• [EXERCISE INSTRUCTIONS]: Your answer should consist of every line from the records that holds the string "wave".

══ INPUT ══

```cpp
extern "C" int fd_spconv_pack_weight(const float *w, int K, int cin, int cout, int dtype, void *dst) {
    FD_REQUIRE(w && dst, "fd_spconv_pack_weight: null argument");
    FD_REQUIRE(K >= 1 && K <= kMaxTaps, "fd_spconv_pack_weight: K must be in [1,27]");
    FD_REQUIRE(cin % 16 == 0 && cout % 16 == 0 && cin >= 16 && cin <= 128 && cout >= 16 && cout <= 128,
               "fd_spconv_pack_weight: channels must be multiples of 16 in [16,128] (got %d -> %d)", cin, cout);
    FD_REQUIRE(dtype == 0 || dtype == 1, "fd_spconv_pack_weight: dtype must be 0 (f32) or 1 (bf16)");
    const int NB = cout / 16;
    auto W = [&](int k, int ci, int co) { return w[((int64_t)k * cin + ci) * cout + co]; };
    auto tobf = [](float v) -> uint16_t {
        union { float f; uint32_t u; } cvt;
        cvt.f = v;
        uint32_t u = cvt.u;
        u += 0x7fffu + ((u >> 16) & 1u);
        return (uint16_t)(u >> 16);
    };
    if (dtype == 0) {
        const int NC = cin / 16;
        float *d = (float *)dst;
        for (int k = 0; k < K; ++k)
            for (int c = 0; c < NC; ++c)
                for (int nb = 0; nb < NB; ++nb)
                    for (int lane = 0; lane < 64; ++lane)
                        for (int j = 0; j < 4; ++j)
                            d[((((int64_t)k * NC + c) * NB + nb) * 64 + lane) * 4 + j] =
                                W(k, 16 * c + 4 * (lane >> 4) + j, 16 * nb + (lane & 15));
        if (has_c32_layout(cin, cout, dtype)) {
            float *e = d + (int64_t)K * cin * cout;
            for (int k = 0; k < K; ++k)
                for (int c = 0; c < cin / 8; ++c)
                    for (int lane = 0; lane < 64; ++lane)
                        for (int j = 0; j < 4; ++j)
                            e[(((int64_t)k * (cin / 8) + c) * 64 + lane) * 4 + j] = W(k, 8 * c + 4 * (lane >> 5) + j, lane & 31);
        }
    } else if (cin >= 32) {
        FD_REQUIRE(cin % 32 == 0, "fd_spconv_pack_weight: bf16 needs cin 16 or a multiple of 32");
        const int NC = cin / 32;
        uint16_t *d = (uint16_t *)dst;
        for (int k = 0; k < K; ++k)
            for (int c = 0; c < NC; ++c)
                for (int nb = 0; nb < NB; ++nb)
                    for (int lane = 0; lane < 64; ++lane)
                        for (int j = 0; j < 8; ++j)
                            d[((((int64_t)k * NC + c) * NB + nb) * 64 + lane) * 8 + j] =
                                tobf(W(k, 32 * c + 8 * (lane >> 4) + j, 16 * nb + (lane & 15)));
        if (fd::spconv_bf16_win_weight_bytes(K, cin, cout)) fd::spconv_bf16_win_pack(w, K, cin, cout, +tobf, d + (int64_t)K * cin * cout);
    } else {
        uint16_t *d = (uint16_t *)dst;
        for (int k = 0; k < K; ++k)
            for (int nb = 0; nb < NB; ++nb)
                for (int lane = 0; lane < 64; ++lane)
                    for (int j = 0; j < 4; ++j)
                        d[(((int64_t)k * NB + nb) * 64 + lane) * 4 + j] = tobf(W(k, 4 * (lane >> 4) + j, 16 * nb + (lane & 15)));
        uint16_t *e = d + (int64_t)K * cin * cout;
        for (int u = 0; u < (K + 1) / 2; ++u)
            for (int nb = 0; nb < NB; ++nb)
                for (int lane = 0; lane < 64; ++lane)
                    for (int j = 0; j < 8; ++j) {
                        const int q = lane >> 4, k = 2 * u + (q >> 1);
                        e[(((int64_t)u * NB + nb) * 64 + lane) * 8 + j] = k < K ? tobf(W(k, 8 * (q & 1) + j, 16 * nb + (lane & 15))) : (uint16_t)0;
                    }
    }
    return FD_OK;
}

extern "C" int fd_spconv_apply(const void *in_feats, int64_t n_in, const void *wpacked, const float *bias, const void *residual, int relu,
                               const int32_t *nbr, int64_t nbr_stride, const int32_t *ranges, int n_ranges, int K, int64_t n_out,
                               const int32_t *n_out_dev, int64_t n_expected, int cin, int cout, int dtype, void *out_feats, fd_stream_t stream) {
    FD_REQUIRE(K >= 1 && K <= kMaxTaps, "fd_spconv_apply: K must be in [1,27]");
    FD_REQUIRE(dtype == 0 || dtype == 1, "fd_spconv_apply: dtype must be 0 (f32) or 1 (bf16)");
    FD_REQUIRE(n_out >= 0 && n_out <= nbr_stride && n_out < (1ll << 31), "fd_spconv_apply: n_out out of range");
    FD_REQUIRE(n_ranges >= 0 && (ranges == nullptr || n_ranges >= 1), "fd_spconv_apply: ranges needs n_ranges >= 1");
    if (n_expected <= 0 || n_expected > n_out) n_expected = n_out;
    if (n_out == 0) return FD_OK;
    FD_REQUIRE(in_feats && wpacked && nbr && out_feats, "fd_spconv_apply: null argument");
    if (dtype == 0 && !fd::tuning(fd::kTuneSpconvV1) && cin == 16 && fd::tuning(fd::kTuneF32ResRG) >= 0) {
        if (fd::spconv_f32_res16_dispatch((const float *)in_feats, wpacked, bias, (const float *)residual, relu, nbr, nbr_stride, K, n_in, (int)n_out,
                                          n_out_dev, n_expected, cin, cout, (float *)out_feats, fd::as_stream(stream)))
            return fd::check_launch("fd_spconv_apply(f32 resident)");
    }
    if (dtype == 0 && !fd::tuning(fd::kTuneSpconvV1) && has_c32_layout(cin, cout, dtype) && fd::tuning(fd::kTuneSpconvC32) >= 0) {
        const void *w32 = (const char *)wpacked + (size_t)K * cin * cout * 4;
        if (fd::spconv_f32_c32_dispatch((const float *)in_feats, w32, bias, (const float *)residual, relu, nbr, nbr_stride, K, n_in, (int)n_out,
                                        n_out_dev, cin, cout, (float *)out_feats, ranges, n_ranges, fd::as_stream(stream)))
            return fd::check_launch("fd_spconv_apply(c32)");
    }
    if (dtype == 0 && !fd::tuning(fd::kTuneSpconvV1)) {
        if (fd::spconv_f32_compact_dispatch((const float *)in_feats, wpacked, bias, (const float *)residual, relu, nbr, nbr_stride, K, n_in,
                                            (int)n_out, n_out_dev, cin, cout, (float *)out_feats, ranges, n_ranges, fd::as_stream(stream)))
            return fd::check_launch("fd_spconv_apply(compact)");
    }
    if (dtype == 1 && fd::tuning(fd::kTuneBf16GP) >= 0) {
        const void *w = cin == 16 ? (const void *)((const char *)wpacked + (size_t)K * cin * cout * 2) : wpacked;
        const bool subm_like = (K == 27 && n_in == n_out) || fd::tuning(fd::kTuneBf16Win) == 2;
        if (fd::tuning(fd::kTuneBf16Win) >= 0 && subm_like && fd::spconv_bf16_win_weight_bytes(K, cin, cout) &&
            fd::spconv_bf16_win_dispatch(in_feats, (const char *)wpacked + (size_t)K * cin * cout * 2, bias, residual, relu, nbr, nbr_stride, K, n_in, (int)n_out,
                                         n_out_dev, n_expected, cin, cout, out_feats, fd::as_stream(stream)))
            return fd::check_launch("fd_spconv_apply(bf16 window)");
        if (fd::spconv_bf16_ws_dispatch(in_feats, w, bias, residual, relu, nbr, nbr_stride, K, n_in, (int)n_out, n_out_dev, n_expected, cin, cout, out_feats,
                                        fd::as_stream(stream)))
            return fd::check_launch("fd_spconv_apply(bf16 ws)");
        if (fd::tuning(fd::kTuneStrict) && n_in * cin * 2 < (1ll << 31)) {
            fd::set_error("fd_spconv_apply: strict mode: the bf16 kernel (fd_spconv_bf16.hip) did not take %d -> %d, K = %d", cin, cout, K);
            return FD_EINVAL;
        }
    }
    LaunchArgs a{in_feats, wpacked, bias, residual, relu, nbr, nbr_stride, K, (int)n_out, n_out_dev, out_feats, fd::as_stream(stream)};
    const int rg = pick_rg(n_expected, cin, cout);
    const int key = cin * 1000 + cout;
    switch (key) {
        case 16016: launch_rg<16, 16>(a, dtype, rg); break;
        case 16032: launch_rg<16, 32>(a, dtype, rg); break;
        case 32032: launch_rg<32, 32>(a, dtype, rg); break;
        case 32064: launch_rg<32, 64>(a, dtype, rg); break;
        case 64064: launch_rg<64, 64>(a, dtype, rg); break;
        case 64128: launch_rg<64, 128>(a, dtype, rg); break;
        case 128128: launch_rg<128, 128>(a, dtype, rg); break;
        default:
            fd::set_error("fd_spconv_apply: unsupported channels %d -> %d", cin, cout);
            return FD_EINVAL;
    }
    return fd::check_launch("fd_spconv_apply");
}
```

### futuredet_amd/csrc/fd_spconv_c32.hip

```cpp
#include "fd_spconv_chunk.h"

namespace {

namespace sk = fd::skeleton;
typedef float f32x16 __attribute__((ext_vector_type(16)));
typedef unsigned u32x4 __attribute__((ext_vector_type(4)));
constexpr int TM = 128, COUT = 32, TS = 4, WR = 1;
constexpr sk::Layout L = sk::layout(TM, COUT, TS, 32);
static_assert(((sk::kMaxTaps + TS - 1) / TS) * (TM / WR / 32) <= L.item_slot, "item list slot");

template <int CIN, int DEPTH>
__global__ void __launch_bounds__(256) spconv_f32_c32(const float *__restrict__ in, const float4 *__restrict__ wp, const float *__restrict__ bias,
                                                      const float *__restrict__ residual, int relu, const int *__restrict__ nbr, int64_t nbr_stride,
                                                      int K, int n_out, const int *__restrict__ n_out_dev, float *__restrict__ out, unsigned in_bytes,
                                                      const int *__restrict__ ranges, int rows_per_range) {
    constexpr int NCH = CIN / 8;
    constexpr int kPad = sk::pad_entry(TM);
    extern __shared__ __attribute__((aligned(16))) unsigned char smem[];
    int *s_list = reinterpret_cast<int *>(smem + L.list);
    unsigned short *s_items = reinterpret_cast<unsigned short *>(smem + L.items);
    unsigned char *s_cnt = smem + L.cnt;
    int *s_pad = reinterpret_cast<int *>(smem + L.pad);
    float *s_acc = reinterpret_cast<float *>(smem + L.acc);

    const int tid = threadIdx.x, lane = tid & 63, wave = __builtin_amdgcn_readfirstlane(tid >> 6);
    int r_begin, r_end, n_chunks, chunk_rows;
    sk::resolve_range(n_out, n_out_dev, ranges, rows_per_range, r_begin, r_end);
    if (r_begin >= r_end) return;
    sk::cut_chunks<TM>(r_begin, r_end, n_chunks, chunk_rows);
    int pre[sk::kSliceRegs<TM>];
    sk::fetch_slice<TM>(pre, nbr, nbr_stride, K, r_begin);

    const int ln = lane & 31, lh = lane >> 5;
    const int ts = wave, wr = 0;
    unsigned char *acc_bytes = reinterpret_cast<unsigned char *>(s_acc + ts * L.acc_copy);
    const __amdgpu_buffer_rsrc_t rsrc = __builtin_amdgcn_make_buffer_rsrc(const_cast<float *>(in), 0, (int)in_bytes, 0x00020000);
    unsigned short *items = s_items + wave * L.item_slot;

    for (int chunk = 0; chunk < n_chunks; ++chunk) {
        int row0, n_rows;
        if (!sk::chunk_span(r_begin, r_end, chunk_rows, chunk, row0, n_rows)) break;
        sk::stage_chunk<TM, COUT, TS, 32>(pre, s_list, s_pad, s_acc, bias, residual, K, row0, n_rows);
        __syncthreads();
        sk::compact_taps<TM, WR>(s_list, s_cnt, K);
        __syncthreads();
        if (chunk + 1 < n_chunks) sk::fetch_slice<TM>(pre, nbr, nbr_stride, K, row0 + chunk_rows);
        const int n_items = sk::build_items<TS, 32>(s_cnt, items, K, ts, wr);

        int k_r[DEPTH], row_r[DEPTH];
        u32x4 a_r[DEPTH][NCH];
        auto stage_a0 = [&](int it) -> int { return sk::stage_a0(items, n_items, it); };
        auto stage_a1 = [&](int it, int code_v, int &kk, int &e) { sk::stage_a1<TM, WR, 32>(s_list, s_pad, n_items, wr, ln, it, code_v, kk, e); };
        auto gather_offset = [&](int e) -> unsigned { return sk::entry_row_bytes<CIN>(e) + (unsigned)(lh * 16); };
        auto gather_step = [&](unsigned voff, int c) { return __builtin_amdgcn_raw_buffer_load_b128(rsrc, voff + c * 32, 0, 0); };
        float4 b[NCH];
        auto load_b = [&](int k) {
            const float4 *wk = wp + (int64_t)k * NCH * 64 + lane;
#pragma unroll
            for (int c = 0; c < NCH; ++c) b[c] = wk[c * 64];
        };
        int k_s, e_s, code_s;
#pragma unroll
        for (int d = 0; d < DEPTH - 1; ++d) {
            stage_a1(d, stage_a0(d), k_s, e_s);
            const unsigned vo = gather_offset(e_s);
#pragma unroll
            for (int c = 0; c < NCH; ++c) a_r[d][c] = gather_step(vo, c);
            k_r[d] = k_s;
            row_r[d] = e_s;
        }
        k_r[DEPTH - 1] = -1;
        row_r[DEPTH - 1] = kPad;
        stage_a1(DEPTH - 1, stage_a0(DEPTH - 1), k_s, e_s);
        code_s = stage_a0(DEPTH);
        if (n_items > 0) load_b(k_r[0]);

        for (int i0 = 0; i0 < n_items; i0 += DEPTH) {
#pragma unroll
            for (int d = 0; d < DEPTH; ++d) {
                const unsigned arow = sk::entry_local_row(row_r[d]);
                unsigned aoff[4];
#pragma unroll
                for (int q = 0; q < 4; ++q) aoff[q] = sk::acc_slot_bytes<COUT>(arow, (unsigned)(2 * q + lh));
                f32x16 acc;
#pragma unroll
                for (int q = 0; q < 4; ++q) {
                    const float4 v = *reinterpret_cast<const float4 *>(acc_bytes + aoff[q]);
                    acc[4 * q + 0] = v.x; acc[4 * q + 1] = v.y; acc[4 * q + 2] = v.z; acc[4 * q + 3] = v.w;
                }
                const int dn = (d + DEPTH - 1) % DEPTH;
                {
                    const int it = i0 + d + DEPTH - 1;
                    const unsigned vo = gather_offset(e_s);
                    k_r[dn] = k_s;
                    row_r[dn] = e_s;
#pragma unroll
                    for (int c = 0; c < NCH; ++c) a_r[dn][c] = gather_step(vo, c);
                    stage_a1(it + 1, code_s, k_s, e_s);
                    code_s = stage_a0(it + 2);
                }
                const int knext = k_r[(d + 1) % DEPTH];
                const bool reload = knext >= 0 && knext != k_r[d];
                __builtin_amdgcn_sched_barrier(0);
#pragma unroll
                for (int c = 0; c < NCH; ++c) {
                    const float4 av = __builtin_bit_cast(float4, a_r[d][c]);
                    acc = __builtin_amdgcn_mfma_f32_32x32x2f32(b[c].x, av.x, acc, 0, 0, 0);
                    acc = __builtin_amdgcn_mfma_f32_32x32x2f32(b[c].y, av.y, acc, 0, 0, 0);
                    acc = __builtin_amdgcn_mfma_f32_32x32x2f32(b[c].z, av.z, acc, 0, 0, 0);
                    acc = __builtin_amdgcn_mfma_f32_32x32x2f32(b[c].w, av.w, acc, 0, 0, 0);
                    if (reload) b[c] = (wp + (int64_t)knext * NCH * 64 + lane)[c * 64];
                }
#pragma unroll
                for (int q = 0; q < 4; ++q)
                    *reinterpret_cast<float4 *>(acc_bytes + aoff[q]) = make_float4(acc[4 * q + 0], acc[4 * q + 1], acc[4 * q + 2], acc[4 * q + 3]);
                __builtin_amdgcn_sched_barrier(0);
            }
        }
        __syncthreads();
        sk::epilogue<TM, COUT, TS>(s_acc, bias, residual, relu, out, row0, n_rows);
        __syncthreads();
    }
}

template <int CIN, int DEPTH>
int launch_c32(const float *in, const void *wp, const float *bias, const float *residual, int relu, const int *nbr, int64_t nbr_stride, int K,
               int n_out, const int *n_out_dev, float *out, unsigned in_bytes, const int *ranges, int n_ranges, hipStream_t stream) {
    int rows_per = 0;
    if (!ranges) sk::equal_rows_split(n_out, TM, n_out_dev != nullptr, n_ranges, rows_per);
    static std::atomic<uint64_t> lds_set{0};
    if (!fd::ensure_dynamic_lds(reinterpret_cast<const void *>(spconv_f32_c32<CIN, DEPTH>), (size_t)L.bytes, lds_set)) return 0;
    hipLaunchKernelGGL((spconv_f32_c32<CIN, DEPTH>), dim3((unsigned)n_ranges), dim3(256), (size_t)L.bytes, stream, in, (const float4 *)wp, bias, residual, relu,
                       nbr, nbr_stride, K, n_out, n_out_dev, out, in_bytes, ranges, rows_per);
    return 1;
}

}

namespace fd {
int spconv_f32_c32_dispatch(const float *in, const void *wp, const float *bias, const float *residual, int relu, const int *nbr, int64_t nbr_stride,
                            int K, int64_t n_in_bound, int n_out, const int *n_out_dev, int cin, int cout, float *out, const int *ranges,
                            int n_ranges, hipStream_t stream) {
    if (cout != 32 || cin != 32) return 0;
    if (!sk::entries_fit(n_in_bound, cin)) return 0;
    const unsigned in_bytes = (unsigned)(n_in_bound * cin * 4);
    const int depth = fd::tuning(fd::kTuneV2Depth);
    if (depth == 2) return launch_c32<32, 2>(in, wp, bias, residual, relu, nbr, nbr_stride, K, n_out, n_out_dev, out, in_bytes, ranges, n_ranges, stream);
    if (depth == 4) return launch_c32<32, 4>(in, wp, bias, residual, relu, nbr, nbr_stride, K, n_out, n_out_dev, out, in_bytes, ranges, n_ranges, stream);
    return launch_c32<32, 3>(in, wp, bias, residual, relu, nbr, nbr_stride, K, n_out, n_out_dev, out, in_bytes, ranges, n_ranges, stream);
}
}
```

### futuredet_amd/csrc/fd_spconv_chunk.h

```cpp
#pragma once
#include "fd_common.h"

namespace fd {
namespace skeleton {

constexpr int kMaxTaps = 27;
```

═══

• [ANSWER FOR THE TASK]:
    const int tid = threadIdx.x, lane = tid & 63, wave = __builtin_amdgcn_readfirstlane(tid >> 6);
    const int ts = wave, wr = 0;
    unsigned short *items = s_items + wave * L.item_slot;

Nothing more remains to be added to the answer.